AIM OF THE TASK >> Find every line below with the string "lines" and pick it out.

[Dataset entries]
# Gabrielcb/DaliID

Hardware: AMD Instinct MI355X
Metric: images/sec (train step) (higher is better)
Workload: dtype bf16; 1 GPU; configs[1]: ResNet-50 ReID bf16 256x128, PK batch 16x16=256 per GPU, center+proxy heads, Adam, EMA; global_batch=256, per_gpu_batch=256, parallelism=dp1

## Files before the change

daliid_amd/csrc/conv.hip:

```cpp
#include "gemm_tile.h"
#include "kernels.h"
#include <cstdlib>
#include <type_traits>
#include <vector>
#include <string>
#include <cstdio>

namespace dali {

__device__ __forceinline__ void decode_pixel(const GatherGeom& g, int p, int& n, int& ho, int& wo) {
    if (g.lhw >= 0 && g.lw >= 0) {
        n = p >> g.lhw;
        const int rem = p & ((1 << g.lhw) - 1);
        ho = rem >> g.lw;
        wo = rem & ((1 << g.lw) - 1);
    } else {
        const int hw = g.Hout * g.Wout;
        n = p / hw;
        const int rem = p - n * hw;
        ho = rem / g.Wout;
        wo = rem - ho * g.Wout;
    }
}

// ... 1049 lines not shown
        const uint16_t* sa = smem + (kt % NSTAGE) * A_ELEMS;
        const int kr = kt / 3, ks = kt - 3 * kr;
        const int tap_off = g.mode == 0 ? kr * HC + ks : (2 - kr) * HC + (2 - ks);
        uint32_t boff[FN];
#pragma unroll
        for (int j = 0; j < FN; ++j) {
            const int hp = hp_base[j] + tap_off;
            boff[j] = (uint32_t)(hp * 64 + (((lane >> 4) ^ ((hp >> 1) & 7)) << 3));
        }
#pragma unroll
        for (int h = 0; h < 2; ++h) {
            bf16x8_t fa[FM];
#pragma unroll
            for (int i = 0; i < FM; ++i) fa[i] = *reinterpret_cast<const bf16x8_t*>(sa + (i * 16) * 64 + (frag_off ^ (h << 5)));
#pragma unroll
            for (int j = 0; j < FN; ++j) {
                const bf16x8_t fb = *reinterpret_cast<const bf16x8_t*>(patch + (boff[j] ^ (uint32_t)(h << 5)));
#pragma unroll
                for (int i = 0; i < FM; ++i) acc[i][j] = __builtin_amdgcn_mfma_f32_16x16x32_bf16(fa[i], fb, acc[i][j], 0, 0, 0);
            }
        }
        asm volatile("s_waitcnt lgkmcnt(0)" ::: "memory");
        __builtin_amdgcn_s_barrier();
    }
    conv_epilogue_g<TM, TN, FM, FN, 4, NT, epi_mode(epi_fused(EPI), EPI)>(a, acc, 0, tn, smem, 0, wn);
}

}
#include "fused1x1.h"
namespace dali {

__device__ __forceinline__ int wg_swz(int row) { return (row & 3) | (((row >> 3) & 1) << 2); }

typedef short s16x4_t __attribute__((ext_vector_type(4)));

__device__ __forceinline__ int tr_frag_off(int chunk32, int lane, int half) {
    const int row = 8 * (lane >> 4) + ((lane & 15) >> 2) + 4 * half;
    return row * 128 + ((chunk32 ^ wg_swz(row)) << 4) + 4 * (lane & 3);
}
typedef short s16x8_t __attribute__((ext_vector_type(8)));
__device__ __forceinline__ bf16x8_t tr_frag(const uint16_t* tile, int chunk32, int lane) {
    typedef __attribute__((address_space(3))) s16x4_t* lds_ptr_t;
    const s16x4_t a = __builtin_amdgcn_ds_read_tr16_b64_v4i16((lds_ptr_t)(tile + tr_frag_off(chunk32, lane, 0)));
    const s16x4_t b = __builtin_amdgcn_ds_read_tr16_b64_v4i16((lds_ptr_t)(tile + tr_frag_off(chunk32, lane, 1)));
    return __builtin_bit_cast(bf16x8_t, s16x8_t{a[0], a[1], a[2], a[3], b[0], b[1], b[2], b[3]});
}

struct TrPair { s16x4_t lo, hi; };
__device__ __forceinline__ s16x4_t ds_read_tr_raw(const uint16_t* p) {
    typedef __attribute__((address_space(3))) const uint16_t* lds_cptr_t;
    const uint32_t addr = (uint32_t)(uintptr_t)(lds_cptr_t)p;
    s16x4_t v;
    asm volatile("ds_read_b64_tr_b16 %0, %1" : "=v"(v) : "v"(addr));
    return v;
}
__device__ __forceinline__ TrPair tr_frag_raw(const uint16_t* tile, int chunk32, int lane) {
    return TrPair{ds_read_tr_raw(tile + tr_frag_off(chunk32, lane, 0)), ds_read_tr_raw(tile + tr_frag_off(chunk32, lane, 1))};
}
__device__ __forceinline__ bf16x8_t tr_join(const TrPair& t) {
    return __builtin_bit_cast(bf16x8_t, s16x8_t{t.lo[0], t.lo[1], t.lo[2], t.lo[3], t.hi[0], t.hi[1], t.hi[2], t.hi[3]});
}
template <int N>
__device__ __forceinline__ void tr_settle(TrPair& a, TrPair& b, TrPair& c, TrPair& d) {
    static_assert(N == 0 || N == 8 || N == 10 || N == 16 || N == 18, "lgkmcnt immediates used by the callers");
    asm volatile("s_waitcnt lgkmcnt(%8)" : "+v"(a.lo), "+v"(a.hi), "+v"(b.lo), "+v"(b.hi), "+v"(c.lo), "+v"(c.hi), "+v"(d.lo), "+v"(d.hi) : "n"(N > 15 ? 15 : N));
}

__device__ __forceinline__ void tr_settle_all(TrPair& a) { asm volatile("s_waitcnt lgkmcnt(0)" : "+v"(a.lo), "+v"(a.hi)); }

template <int FM, int FN>
__device__ __forceinline__ void store_slab_tiles(float* slab, const f32x4_t (&acc)[FM][FN], int m_first, int n_first, int Cm, int Ntot, int lane) {
    const int mr = m_first + (lane >> 4) * 4, nc = n_first + (lane & 15);
    if (m_first + 16 * FM <= Cm && n_first + 16 * FN <= Ntot) {
        float* row = slab + (size_t)mr * Ntot + nc;
#pragma unroll
        for (int i = 0; i < FM; ++i)
#pragma unroll
            for (int rr = 0; rr < 4; ++rr) {
                float* p = row + (size_t)(i * 16 + rr) * Ntot;
#pragma unroll
                for (int j = 0; j < FN; ++j) p[j * 16] = acc[i][j][rr];
            }
        return;
    }
#pragma unroll
    for (int i = 0; i < FM; ++i)
#pragma unroll
        for (int j = 0; j < FN; ++j) {
            const int n = nc + j * 16;
#pragma unroll
            for (int rr = 0; rr < 4; ++rr) {
                const int m = mr + i * 16 + rr;
                if (m < Cm && n < Ntot) slab[(size_t)m * Ntot + n] = acc[i][j][rr];
// ... 1477 lines not shown
```

daliid_amd/csrc/gemm_tile.h:

```cpp
#pragma once
#include "common.h"

namespace dali {

__device__ __forceinline__ int lds_swz(int row) { return (0x1320 >> (((row >> 2) & 3) * 4)) & 3; }

template <int TM_, int TN_, int NA_, int NB_, int NPROD_>
struct GemmCfg {
    static constexpr int TM = TM_, TN = TN_, NA = NA_, NB = NB_, NPROD = NPROD_;
    static constexpr int BK = 32;
    static constexpr int FM = TM / 32, FN = TN / 32;
    static constexpr int A_ELEMS = TM * BK, B_ELEMS = TN * BK;
    static constexpr int STAGE_ELEMS = NA * A_ELEMS + NB * B_ELEMS;
    static constexpr int LDS_BYTES = 2 * STAGE_ELEMS * 2;
    static constexpr int ACH = TM * 4 / 256, BCH = TN * 4 / 256;
    static_assert(TM % 64 == 0 && TN % 64 == 0, "tile must be a multiple of 64");
    static_assert(NPROD == 1 || (NPROD == 3 && NA == 2 && NB == 2), "NPROD 3 needs hi/lo on both operands");
};
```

WORKED SOLUTION >>
// ... 1049 lines not shown
// ... 1477 lines not shown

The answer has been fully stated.